[Start of section]

+  KVZ_DEV u32 angular_group_satd(const SatdWalsh &wm, const dev_int4 rows[2], const dev_int4 o[2]) const
+  {
+    dev_int4 p[2];
+    satd_rows_predict(&s->ref[0][0][0], rows, p);
     return satd8_group_mfma(wm, p, o);
   }
 
@@ -1173,12 +1136,9 @@
     u8 vals[N];
     if constexpr (L2 != 5) {
       static_assert(N * KVZ_CTU_THREADS <= 512, "Tables::mref_tab rows");
-      const u8 *src = &s->ref[0][0][0];
-      u8 *dst = &s->mref[0][0];
       u32 e[N];
       for (int k = 0; k < N; k++) e[k] = pre ? pre[k] : tb->mref_tab[L2 - 3][tid + k * KVZ_CTU_THREADS];
-      for (int k = 0; k < N; k++) vals[k] = src[e[k] & 0xffff];
-      for (int k = 0; k < N; k++) dst[e[k] >> 16] = vals[k];
+      mref_copy<N>(&s->ref[0][0][0], e);
       return;
     }
     for (int k = 0; k < N; k++) {
@@ -1267,6 +1227,15 @@
       const u32 *row = tb->mref_tab[log2w - 3] + ((threadIdx.x + lane_rot) & (KVZ_CTU_THREADS - 1));
       for (int k = 0; k < 4; k++) mref_pre[k] = row[k * KVZ_CTU_THREADS];
     }
+    dev_int4 rows_pre[2][2] = {};
+    {
+      const int t = (threadIdx.x + lane_rot) & (KVZ_CTU_THREADS - 1);
+      if (log2w == 4 || (log2w == 3 && t < 64)) {
+        const dev_int4 *row = reinterpret_cast<const dev_int4 *>(tb->satd_rows[log2w == 4 ? 1 + 2 * (t >> 6) : 0][t & 63]);
+        rows_pre[0][0] = row[0]; rows_pre[0][1] = row[1];
+        if (log2w == 4) { rows_pre[1][0] = row[2 * 64]; rows_pre[1][1] = row[2 * 64 + 1]; }
+      }
+    }
 #endif
     build_refs(lv, x, y, log2w, depth == 3 ? 2 : log2w - 1, true, true, first);
     if (S32 && log2w == 5) {
@@ -1308,6 +1277,12 @@
         const int ex = e >> log2w, ey = e & (w - 1);
         s->org_t[e] = *org_at(0, xl + ex, yl + ey);
       }
+#ifndef KVZ_HOSTSIM
+      if (tid <= 2 * w) {
+        const u8 xv = satd_edge_byte(&s->ref[0][0][0], log2w, tid & (2 * w - 1));
+        s->edge_x[tid == 2 * w ? 0 : 1 + tid] = tid == 2 * w ? (u8)0 : xv;
+      }
+#endif
       if (tid == KVZ_CTU_THREADS - 1) {
         int left, above;
         neighbour_pair(lv, x, y, &left, &above);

[End of section]

What the task requires: Would you please write out, exactly and with no other lines, the stretch of the listing above from the line containing "src[e[k] & 0xffff];" through the line containing "if (tid <= 2"?

Result below:
-      for (int k = 0; k < N; k++) vals[k] = src[e[k] & 0xffff];
-      for (int k = 0; k < N; k++) dst[e[k] >> 16] = vals[k];
+      mref_copy<N>(&s->ref[0][0][0], e);
       return;
     }
     for (int k = 0; k < N; k++) {
@@ -1267,6 +1227,15 @@
       const u32 *row = tb->mref_tab[log2w - 3] + ((threadIdx.x + lane_rot) & (KVZ_CTU_THREADS - 1));
       for (int k = 0; k < 4; k++) mref_pre[k] = row[k * KVZ_CTU_THREADS];
     }
+    dev_int4 rows_pre[2][2] = {};
+    {
+      const int t = (threadIdx.x + lane_rot) & (KVZ_CTU_THREADS - 1);
+      if (log2w == 4 || (log2w == 3 && t < 64)) {
+        const dev_int4 *row = reinterpret_cast<const dev_int4 *>(tb->satd_rows[log2w == 4 ? 1 + 2 * (t >> 6) : 0][t & 63]);
+        rows_pre[0][0] = row[0]; rows_pre[0][1] = row[1];
+        if (log2w == 4) { rows_pre[1][0] = row[2 * 64]; rows_pre[1][1] = row[2 * 64 + 1]; }
+      }
+    }
 #endif
     build_refs(lv, x, y, log2w, depth == 3 ? 2 : log2w - 1, true, true, first);
     if (S32 && log2w == 5) {
@@ -1308,6 +1277,12 @@
         const int ex = e >> log2w, ey = e & (w - 1);
         s->org_t[e] = *org_at(0, xl + ex, yl + ey);
       }
+#ifndef KVZ_HOSTSIM
+      if (tid <= 2 * w) {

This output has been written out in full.